(Recorded data)
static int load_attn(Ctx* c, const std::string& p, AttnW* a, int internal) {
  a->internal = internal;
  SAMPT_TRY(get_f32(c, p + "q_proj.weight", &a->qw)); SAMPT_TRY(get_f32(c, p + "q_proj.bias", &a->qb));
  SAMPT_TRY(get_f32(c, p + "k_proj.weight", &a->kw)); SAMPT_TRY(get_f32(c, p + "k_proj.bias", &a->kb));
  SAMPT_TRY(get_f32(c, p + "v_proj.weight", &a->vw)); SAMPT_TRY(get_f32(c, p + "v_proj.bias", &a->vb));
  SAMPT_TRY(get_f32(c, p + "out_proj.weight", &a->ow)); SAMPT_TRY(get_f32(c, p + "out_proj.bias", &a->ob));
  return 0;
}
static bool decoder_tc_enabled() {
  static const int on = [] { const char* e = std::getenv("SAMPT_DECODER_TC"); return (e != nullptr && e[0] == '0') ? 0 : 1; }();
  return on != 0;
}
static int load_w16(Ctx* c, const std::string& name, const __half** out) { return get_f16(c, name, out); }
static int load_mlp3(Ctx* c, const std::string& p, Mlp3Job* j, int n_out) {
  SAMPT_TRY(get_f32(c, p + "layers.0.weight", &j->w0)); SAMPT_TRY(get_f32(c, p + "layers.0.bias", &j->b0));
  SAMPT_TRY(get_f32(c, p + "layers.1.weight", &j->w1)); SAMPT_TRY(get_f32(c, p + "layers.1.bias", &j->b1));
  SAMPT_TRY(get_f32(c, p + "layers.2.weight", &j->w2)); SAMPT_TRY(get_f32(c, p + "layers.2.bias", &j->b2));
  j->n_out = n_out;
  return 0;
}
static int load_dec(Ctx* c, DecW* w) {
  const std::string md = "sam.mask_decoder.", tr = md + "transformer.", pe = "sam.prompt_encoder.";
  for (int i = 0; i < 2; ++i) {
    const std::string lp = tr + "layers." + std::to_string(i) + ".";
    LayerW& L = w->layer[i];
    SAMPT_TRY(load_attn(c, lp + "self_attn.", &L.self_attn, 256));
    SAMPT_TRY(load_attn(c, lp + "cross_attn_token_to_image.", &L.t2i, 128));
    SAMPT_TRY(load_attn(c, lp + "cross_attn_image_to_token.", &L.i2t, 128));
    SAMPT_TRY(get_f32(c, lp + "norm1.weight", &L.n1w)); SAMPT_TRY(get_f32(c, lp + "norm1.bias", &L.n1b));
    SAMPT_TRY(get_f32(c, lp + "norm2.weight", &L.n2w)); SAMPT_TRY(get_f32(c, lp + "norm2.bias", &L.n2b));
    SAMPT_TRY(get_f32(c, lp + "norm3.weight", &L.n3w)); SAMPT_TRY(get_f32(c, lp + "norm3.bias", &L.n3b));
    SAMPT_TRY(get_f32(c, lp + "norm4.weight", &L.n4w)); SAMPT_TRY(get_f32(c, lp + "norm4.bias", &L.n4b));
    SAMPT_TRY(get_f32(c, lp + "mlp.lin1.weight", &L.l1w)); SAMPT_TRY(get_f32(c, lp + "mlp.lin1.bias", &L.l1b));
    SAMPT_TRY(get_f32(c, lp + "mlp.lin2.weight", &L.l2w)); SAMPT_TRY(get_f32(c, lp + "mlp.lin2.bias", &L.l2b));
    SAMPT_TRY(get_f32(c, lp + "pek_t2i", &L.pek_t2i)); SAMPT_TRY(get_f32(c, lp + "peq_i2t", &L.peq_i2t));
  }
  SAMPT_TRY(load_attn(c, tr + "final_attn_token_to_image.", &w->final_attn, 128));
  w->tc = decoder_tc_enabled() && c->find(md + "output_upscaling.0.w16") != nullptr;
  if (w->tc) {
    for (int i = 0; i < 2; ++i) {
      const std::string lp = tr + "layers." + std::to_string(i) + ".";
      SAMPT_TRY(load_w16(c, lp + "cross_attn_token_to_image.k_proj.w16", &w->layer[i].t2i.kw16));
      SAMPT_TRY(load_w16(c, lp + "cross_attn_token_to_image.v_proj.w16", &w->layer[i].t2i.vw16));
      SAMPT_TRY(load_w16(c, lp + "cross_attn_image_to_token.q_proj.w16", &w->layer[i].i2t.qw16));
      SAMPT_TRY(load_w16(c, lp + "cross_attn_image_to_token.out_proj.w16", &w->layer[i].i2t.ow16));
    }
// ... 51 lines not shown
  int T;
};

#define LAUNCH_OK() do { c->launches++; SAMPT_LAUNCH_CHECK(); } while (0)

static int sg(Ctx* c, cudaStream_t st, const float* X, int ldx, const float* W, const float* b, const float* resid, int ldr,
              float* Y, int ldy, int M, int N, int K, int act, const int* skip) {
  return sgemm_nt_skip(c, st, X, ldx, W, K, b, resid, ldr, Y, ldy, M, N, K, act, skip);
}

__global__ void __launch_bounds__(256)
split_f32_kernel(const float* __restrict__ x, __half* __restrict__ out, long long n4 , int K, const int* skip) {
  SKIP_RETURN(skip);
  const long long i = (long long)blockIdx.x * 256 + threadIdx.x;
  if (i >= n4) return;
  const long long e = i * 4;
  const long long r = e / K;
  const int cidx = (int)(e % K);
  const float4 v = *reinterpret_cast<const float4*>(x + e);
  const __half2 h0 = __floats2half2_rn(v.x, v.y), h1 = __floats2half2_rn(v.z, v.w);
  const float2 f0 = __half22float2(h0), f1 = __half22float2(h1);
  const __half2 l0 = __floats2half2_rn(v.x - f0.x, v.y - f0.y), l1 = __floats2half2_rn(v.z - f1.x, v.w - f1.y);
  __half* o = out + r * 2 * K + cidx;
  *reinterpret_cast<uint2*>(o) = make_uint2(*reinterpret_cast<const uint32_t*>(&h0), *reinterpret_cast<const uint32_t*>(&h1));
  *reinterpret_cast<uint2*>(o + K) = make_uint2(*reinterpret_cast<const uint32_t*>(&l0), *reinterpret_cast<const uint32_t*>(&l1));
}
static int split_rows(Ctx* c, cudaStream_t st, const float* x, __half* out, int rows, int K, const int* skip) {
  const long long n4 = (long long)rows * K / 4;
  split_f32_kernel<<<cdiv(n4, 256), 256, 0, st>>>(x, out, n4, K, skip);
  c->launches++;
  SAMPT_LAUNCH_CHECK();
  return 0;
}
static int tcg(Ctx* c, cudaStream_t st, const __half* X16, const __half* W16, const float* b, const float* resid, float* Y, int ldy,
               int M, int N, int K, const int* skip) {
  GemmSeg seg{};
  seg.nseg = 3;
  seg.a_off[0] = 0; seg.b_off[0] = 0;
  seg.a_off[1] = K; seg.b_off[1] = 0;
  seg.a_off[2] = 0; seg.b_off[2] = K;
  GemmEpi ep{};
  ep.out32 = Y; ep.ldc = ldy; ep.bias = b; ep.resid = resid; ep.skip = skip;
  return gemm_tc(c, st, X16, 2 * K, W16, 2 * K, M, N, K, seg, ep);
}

* * *

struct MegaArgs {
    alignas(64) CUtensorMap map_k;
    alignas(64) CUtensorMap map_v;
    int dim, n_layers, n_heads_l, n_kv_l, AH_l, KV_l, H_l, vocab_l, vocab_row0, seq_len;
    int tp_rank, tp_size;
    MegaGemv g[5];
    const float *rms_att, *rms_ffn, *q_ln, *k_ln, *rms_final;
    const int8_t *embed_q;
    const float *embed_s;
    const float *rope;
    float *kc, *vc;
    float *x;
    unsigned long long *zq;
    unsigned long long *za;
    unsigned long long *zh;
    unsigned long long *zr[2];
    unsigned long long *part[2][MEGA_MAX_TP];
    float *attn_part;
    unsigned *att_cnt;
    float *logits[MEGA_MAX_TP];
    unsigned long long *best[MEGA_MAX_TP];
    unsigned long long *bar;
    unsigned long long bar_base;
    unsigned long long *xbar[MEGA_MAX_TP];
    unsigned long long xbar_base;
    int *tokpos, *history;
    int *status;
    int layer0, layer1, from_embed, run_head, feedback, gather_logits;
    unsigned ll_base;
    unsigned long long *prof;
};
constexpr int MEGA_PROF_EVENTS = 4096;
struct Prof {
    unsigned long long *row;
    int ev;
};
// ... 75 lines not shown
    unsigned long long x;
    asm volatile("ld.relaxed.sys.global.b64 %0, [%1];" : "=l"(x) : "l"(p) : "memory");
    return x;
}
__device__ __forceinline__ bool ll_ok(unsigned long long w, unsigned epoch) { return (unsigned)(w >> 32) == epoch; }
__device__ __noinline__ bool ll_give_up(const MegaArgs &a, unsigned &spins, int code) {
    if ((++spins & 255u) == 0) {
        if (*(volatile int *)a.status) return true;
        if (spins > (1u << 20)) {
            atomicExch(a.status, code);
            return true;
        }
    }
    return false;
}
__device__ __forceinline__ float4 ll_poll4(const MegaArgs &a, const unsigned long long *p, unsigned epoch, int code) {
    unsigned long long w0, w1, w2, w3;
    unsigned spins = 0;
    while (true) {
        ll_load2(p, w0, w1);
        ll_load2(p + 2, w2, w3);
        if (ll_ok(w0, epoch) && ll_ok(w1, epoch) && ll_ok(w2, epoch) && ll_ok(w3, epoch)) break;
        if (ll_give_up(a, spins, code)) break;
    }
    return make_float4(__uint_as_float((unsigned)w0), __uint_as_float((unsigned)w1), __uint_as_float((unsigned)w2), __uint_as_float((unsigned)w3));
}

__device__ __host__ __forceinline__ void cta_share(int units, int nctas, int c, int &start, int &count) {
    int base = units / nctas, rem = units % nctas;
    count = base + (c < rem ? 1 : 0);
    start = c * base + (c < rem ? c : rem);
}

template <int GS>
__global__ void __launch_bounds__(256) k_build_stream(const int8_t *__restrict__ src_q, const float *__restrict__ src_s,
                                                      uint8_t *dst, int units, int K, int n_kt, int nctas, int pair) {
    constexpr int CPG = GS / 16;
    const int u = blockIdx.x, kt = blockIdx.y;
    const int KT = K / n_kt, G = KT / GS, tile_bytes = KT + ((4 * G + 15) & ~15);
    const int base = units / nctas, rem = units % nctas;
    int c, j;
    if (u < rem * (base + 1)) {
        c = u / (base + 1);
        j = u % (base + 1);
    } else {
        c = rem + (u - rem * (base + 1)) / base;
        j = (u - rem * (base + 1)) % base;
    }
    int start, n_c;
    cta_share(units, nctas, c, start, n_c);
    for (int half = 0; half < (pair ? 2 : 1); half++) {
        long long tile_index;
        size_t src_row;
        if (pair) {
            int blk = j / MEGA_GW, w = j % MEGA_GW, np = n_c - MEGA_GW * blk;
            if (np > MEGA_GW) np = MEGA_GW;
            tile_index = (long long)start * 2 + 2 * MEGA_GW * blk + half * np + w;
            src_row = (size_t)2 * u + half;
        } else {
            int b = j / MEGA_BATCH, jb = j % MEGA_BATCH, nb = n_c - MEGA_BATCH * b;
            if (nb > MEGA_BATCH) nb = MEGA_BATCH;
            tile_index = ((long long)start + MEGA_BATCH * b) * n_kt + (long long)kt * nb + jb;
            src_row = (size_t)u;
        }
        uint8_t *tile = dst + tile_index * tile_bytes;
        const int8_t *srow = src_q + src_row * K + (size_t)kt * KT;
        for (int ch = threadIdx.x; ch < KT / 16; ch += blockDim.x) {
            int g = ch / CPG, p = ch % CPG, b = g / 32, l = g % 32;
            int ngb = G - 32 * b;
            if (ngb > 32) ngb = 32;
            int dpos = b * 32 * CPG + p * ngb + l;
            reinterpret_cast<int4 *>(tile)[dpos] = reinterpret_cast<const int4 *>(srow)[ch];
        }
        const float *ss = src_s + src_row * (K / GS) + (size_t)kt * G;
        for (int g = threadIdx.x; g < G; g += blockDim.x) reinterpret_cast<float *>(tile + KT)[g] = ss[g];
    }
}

## PROBLEM TO SOLVE
Check each line of the records for the word "internal", and show the lines that contain it.

## EXPECTED OUTPUT
static int load_attn(Ctx* c, const std::string& p, AttnW* a, int internal) {
  a->internal = internal;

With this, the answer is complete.